Stolen years, endless waits are eminent domain's toll

Stolen years, endless waits are eminent domain's toll

November 16, 2006 Star Ledger

In her cozy white clapboard bungalow three blocks from the ocean in Asbury Park, Angie Hampilos waits. And waits.

For 20 years now, Hampilos, 92, has lived under the specter of losing her home of 47 years to make way for the city's long-awaited oceanfront redevelopment.

She can't sell it; she can't make any big improvements. She just watches it fall apart around her.

A month ago, the city council would have voted to condemn her tiny home on Sewell Avenue without notifying her had one of the council members not stepped in. For now, her case is on hold, so still she waits.
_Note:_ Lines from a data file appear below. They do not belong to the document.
int step_epilogue(apgk_ctx* c, bool full) {
  { int r2 = fetch_results(c); if (r2) return r2; }
  if (c->res_host[RES_FLAGS] & 1ull) FAIL(APGK_E_RANGE, "a level-0 bucket holds 2^32 or more k-mers");
  if (c->res_host[RES_SUM_TOT0] && c->res_host[RES_SUM_TOT0] != c->n_windows_run)
    FAIL(APGK_E_STATE, "internal: level-0 histogram counts %llu k-mers, the input holds %llu",
         (unsigned long long)c->res_host[RES_SUM_TOT0], (unsigned long long)c->n_windows_run);
  if (full && c->table_pending) {
    c->table_pending = false;
    const uint64_t total = c->res_host[RES_DISTINCT];
    if (c->res_host[RES_TABLE_OVF]) {
      int rc = APGK_E_ARG;
      switch (c->W) {
        case 1: rc = compact_table<1>(c, total); break;
        case 2: rc = compact_table<2>(c, total); break;
        case 3: rc = compact_table<3>(c, total); break;
      }
      if (rc) return rc;
      CU(cudaStreamSynchronize(c->stream));
    }
    c->n_distinct = total;
  }
  return APGK_OK;
}

template <int W>
int finish_impl(apgk_ctx* c, const Key<W>* dev_keys, uint64_t n_keys, RunMode mode = RUN_FULL, int forced_P = 0) {
  invalidate_results(c);
  stages_reset(c);
  select_geometry<W>(c, dev_keys ? n_keys : window_upper(c), forced_P);
  if (!c->res_host) CU(cudaHostAlloc((void**)&c->res_host, RES_WORDS * 8, cudaHostAllocDefault));
  CU(c->res.ensure(RES_WORDS * 8));
  CU(cudaMemsetAsync(c->res.p, 0, RES_WORDS * 8, c->stream));
  stage_begin(c, ST_TOTAL);
  int rc;
  if constexpr (W == 1) {
    if (c->geom.REM <= 32) rc = run_levels<W, uint32_t>(c, dev_keys, n_keys, mode);
    else rc = run_levels<W, Key<W>>(c, dev_keys, n_keys, mode);
  } else {
    rc = run_levels<W, Key<W>>(c, dev_keys, n_keys, mode);
  }
  if (rc) {
    if (c->n_slices && c->copy_stream) cudaStreamSynchronize(c->copy_stream);
    c->n_slices = 0;
    cudaStreamSynchronize(c->stream);
    c->n_ivs = 0; c->table_pending = false;
    return rc;
  }
  stage_end(c, ST_TOTAL);
  c->n_deferred = 0;
  if (mode == RUN_FULL && c->deferred.p && c->n_instances)
    CU(cudaMemcpyAsync(&c->n_deferred, c->deferred.p, 4, cudaMemcpyDeviceToHost, c->stream));
  { int r2 = step_epilogue(c, mode == RUN_FULL); if (r2) return r2; }
  stages_collect(c);
  if (mode == RUN_FULL) c->finished = true;
  else c->part_ready = true;
  return APGK_OK;
}

template <typename ElemB, int W>
struct ScatterSel {
  static auto kernel() { return k_scatter_keys<Key<W>, ElemB, Geo<W>::NT1, DIGIT_BITS, false>; }
};

__global__ void k_accumulate_u64(unsigned long long* __restrict__ dst, const unsigned long long* __restrict__ src, uint64_t n) {
  const uint64_t i = (uint64_t)blockIdx.x * blockDim.x + threadIdx.x;
  if (i < n) dst[i] += src[i];
}
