def _scratch(name, nbytes, device=None, pinned=False):
    store = _local.__dict__.setdefault('buffers', {})
    key = (name, str(device), pinned)
    buf = store.get(key)
    if buf is None or buf.numel() < nbytes:
        size = max(int(nbytes), 1)
        if pinned:
            buf = torch.empty(size, dtype=torch.uint8).pin_memory()
# ... 358 lines not shown
        pin_bytes = _sizes('scan_pin', lambda *a: lib.shg_scan_host_bytes(ctypes.byref(rq)), s, k, n, h, w, bpp, limb)
        self.pin = _lease_pinned(pin_bytes) if own_buffers else _scratch('scan', pin_bytes, pinned=True)
        self.rs = _lib.ScanResult()
        self.status = None
        self.message = None
        self.pool = self.ticket = None
        self._buffers()

    def _buffers(self):
        rq, hint, dev = self.rq, self.hint, self.dev
        self.arena = arena = torch.empty(_even256(hint[0]), dtype=torch.uint8, device=dev)
        self.results = results = torch.empty(_even256(hint[1]), dtype=torch.uint8, device=dev)
        self.ws = ws = torch.empty(_even256(hint[2]), dtype=torch.uint8, device=dev) if self.own else _scratch('scan', hint[2], dev)
        rq.arena, rq.arena_bytes, rq.results, rq.results_bytes = arena.data_ptr(), arena.numel(), results.data_ptr(), results.numel()
        rq.workspace, rq.workspace_bytes = ws.data_ptr(), ws.numel()
        rq.host_pinned, rq.host_pinned_bytes = self.pin.data_ptr(), self.pin.numel()

    def _needs_resume(self):
        rs = self.rs
        if self.status == -2 and rs.phase_done == 3 and self.rq.start_phase == 0:
            self.hint = (rs.needed_arena_bytes + 4096, rs.needed_results_bytes + 4096, rs.needed_workspace_bytes + 4096)
            self.rq.start_phase = 3
            self._buffers()
            return True
        return False

    def run(self):
        stream = ops._stream()
        while True:
            self.status = lib.shg_scan_file(ctypes.byref(self.rq), ctypes.byref(self.rs), stream)
            self.message = _lib.last_error() if self.status else None
            if not self._needs_resume():
                return self

    def submit(self, pool):
        self.pool = pool
        ticket = ctypes.c_int64()
        after = torch.cuda.current_stream(self.stack.device).cuda_stream
        _lib.check(lib.shg_pool_submit_after(pool, ctypes.byref(self.rq), ctypes.byref(self.rs), after, ctypes.byref(ticket)),
                   'shg_pool_submit')
        self.ticket = ticket.value
        return self

    def done(self):
        return self.ticket is None or lib.shg_pool_poll(self.pool, self.ticket) != 0

    def wait(self):
        while self.ticket is not None:
            status = ctypes.c_int()
            buf = ctypes.create_string_buffer(512)
            _lib.check(lib.shg_pool_wait(self.pool, self.ticket, ctypes.byref(status), buf, len(buf)), 'shg_pool_wait')
            self.ticket = None
            self.status = status.value
            self.message = buf.value.decode('utf-8', 'replace') if self.status else None
            if self._needs_resume():
                self.submit(self.pool)
        return self

    def collect(self):
        rs, rq = self.rs, self.rq
        s, k, n = self.s, self.k, self.n
        phase = int(rs.phase_done)
        if (phase >= 3 and _arena_hint.get(self.key) is None) or rq.start_phase == 3:
            _arena_hint[self.key] = (int(rs.needed_arena_bytes * 1.03) + 4096, int(rs.needed_results_bytes * 1.03) + 4096,
                                     int(rs.needed_workspace_bytes * 1.03) + 4096)
        error = None
        if self.status != 0:
            error = _lib.take_callback_error(rs.window)
            if error is None:
                try:
                    _lib.check(self.status, 'shg_scan_file', self.message)
                except Exception as e:
                    error = e
        out = {'phase': phase, 'mean': self.images[0], 'max': self.images[1], 'limb_fitted': bool(rs.limb_fitted)}
        if phase >= 1:
            y1, y2 = int(rs.y1), int(rs.y2)
            out['y1'], out['y2'], out['p'] = y1, y2, np.array(rs.p4)
            if self.plot:
                out['fit'] = self.fit.copy()
                out['sharp'] = self.sharp.copy()
                out['mask_good'] = self.mask[:max(y2 - y1, 0)].astype(bool)
        if phase >= 2:
            out['disks'] = self.disks[:, :, :n]
            out['extrema'] = self.mm_store[s * 128:].view(s, 2)
        if phase >= 3:
            out['phi'], out['ratio'] = float(rs.phi), float(rs.ratio)
            out['theta_first'] = float(rs.theta_first)
            out['circle'] = (rs.circle3[0], rs.circle3[1], rs.circle3[2])
            out['borders'] = list(rs.borders4)
            if rs.limb_fitted and self.plot:
                m = int(rs.counts3[0])
                pts, fl = self.points[:m].astype(np.int64) * 4, self.flags[:m]
                out['raw_X'], out['X_f'], out['outline'] = pts, pts[(fl & 2) != 0].astype(float), self.outline.copy()
        if phase >= 4:
            oh, ow, fp, pw, pp = int(rs.out_h), int(rs.out_w), int(rs.frame_pitch), int(rs.prod_w), int(rs.prod_pitch)
            fb = (oh * fp * 2 + 255) // 256 * 256
            pb = (oh * pp * 2 + 255) // 256 * 256
            ap, rp = _Planes(self.arena), _Planes(self.results)
            out['fit_image'] = ap.plane(int(rs.fit_image_off), oh, fp, ow) if rs.fit_image_off >= 0 else None
            out['frames'] = _LazyImages(ap, int(rs.frames_off), fb, k, oh, fp, ow)
            out['detrans'] = _LazyImages(ap, int(rs.detrans_off), fb, k, oh, fp, ow) if rs.detrans_off >= 0 else None
            for idx, name in enumerate(('final', 'cl1', 'hc')):
                out[name] = _LazyImages(ap, int(rs.products_off) + idx * pb, 3 * pb, k, oh, pp, pw)
            for idx, name in enumerate(('protus', 'cc')):
                out[name] = _LazyImages(rp, idx * pb, 2 * pb, k, oh, pp, pw)
            out['factors'] = self.factors[:k].copy() if (self.trans and k) else None
        if self.own:
            _return_pinned(self.pin)
            _return_host(self.specs, self.bufs)
            self.pin = self.bufs = self.fit = self.sharp = self.mask = self.points = self.flags = self.outline = self.factors = None
        return out, error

In the world of eminent domain, hers is not an uncommon story. Similar situations are playing out in Trenton, Newark, Lodi, Bloomfield and many other towns where eminent domain has been used by government to further private redevelopment plans.

The issue was big news last year, when gubernatorial candidates Jon Corzine and Doug Forrester vowed to crack down on the practice, but a reform effort bogged down in the Legislature. And people like Hampilos are still waiting.

The controversy stems from what has become a widespread expansion of a very old practice. Governments have long used their powers of eminent domain to seize private property to make way for roads, schools and other projects of public necessity. But a change in state law in 1992 made it much easier to seize property and turn it over to private developers, ostensibly to clear blighted neighborhoods.

The problem in the case of Hampilos and others is that towns often start the process -- by labeling a neighborhood "in need of redevelopment" -- and then don't follow through right away by actually seizing the property and compensating the owner. Such projects are massive in scale and can take years to complete, although sometimes market forces delay projects for decades.

Delay can be disastrous for property owners. They can't sell their houses, nor would banks lend them money for repairs. Towns won't give them the permits to renovate. Some critics say it contributes to the very blight government is allegedly cleaning up.

"Once your property is named in an area in need of redevelopment, it can be held indefinitely," said Peter H. Wegener, a Lakewood attorney representing a number of property owners facing condemnation. "It's totally unfair to the property owners on all levels."

Supporters say towns need the power to seize property to turn abandoned factories, drug-ridden slums and otherwise fading neighborhoods into new ratables. They often use the state's "Smart Growth" initiative as their reason to rehabilitate cities accessible by mass transit to help control urban sprawl.

Victor and Debra Lewis, owners of a bridal shop and tuxedo rental business in Bloomfield, have lived with eminent domain for six years as the Essex County town tries to redevelop its business district. Two years ago, they posted signs in their windows opposing the taking, but they pulled them out a year later for fear customers would think they were going out of business. They say business is still booming, and they don't plan to go anywhere.

But keeping up that fight has been hard, Victor Lewis said. Every time they win a round in court and think the issue is over, the town comes back at them.

Critics of so-called eminent-domain abuse consider the open-ended nature of the threat to be one of the most egregious provisions of such laws.

Groups like the Washington-based Institute for Justice have been on the attack since June 2005, when the U.S. Supreme Court upheld the right of government to seize property to further private development in Kelo vs. New London, Conn.

Steven Anderson of the institute's Castle Coalition said 31 states have approved eminent domain reforms after Kelo, but only eight set a deadline for acting on a blight designation.

In New Jersey, there was initially bipartisan calls for reform, but the effort met fierce resistance from powerful groups like the League of Municipalities and has stalled.

Assemblyman John Burzichelli (D-Gloucester) authored a reform bill that was passed by the Assembly and is being considered by the Senate. While it would require towns to act on a blight designation within five years, towns could vote to renew the designation and start the clock rolling again.

"That issue of the hanging uncertainty was legitimate," Burzichelli said. "Anyone, whether it be a homeowner or a business, having to live with uncertainty, it just didn't seem to be reasonable over a long period."

That would apply to homeowners like Michelle and Harold Bobrow, who moved into their beachfront condominium in Long Branch 17 years ago. Three years later, their neighborhood was deemed "in need of redevelopment."

Although his property has been in danger of being seized for 14 years, Bobrow said it was only in 2000 he learned the town planned to replace him with luxury townhouses and retail stores.

"It basically destroys your life," Bobrow said of the looming eminent domain. "I'm going to the mat with these people, because they're wrong. They're not going to take my possessions."

Some people like Hampilos, the bungalow owner in Asbury Park, however, don't have the wherewithal to put up as fierce a fight.

Her attorney, Paul Fernicola, said he's just trying to get the city to allow his client to live out the rest of her days in the home where she's celebrated birthdays, weddings and anniversaries with relatives for nearly five decades.

"I feel they gonna chase me out," Hampilos said in a thick Greek accent. "I'm gonna be a displaced person."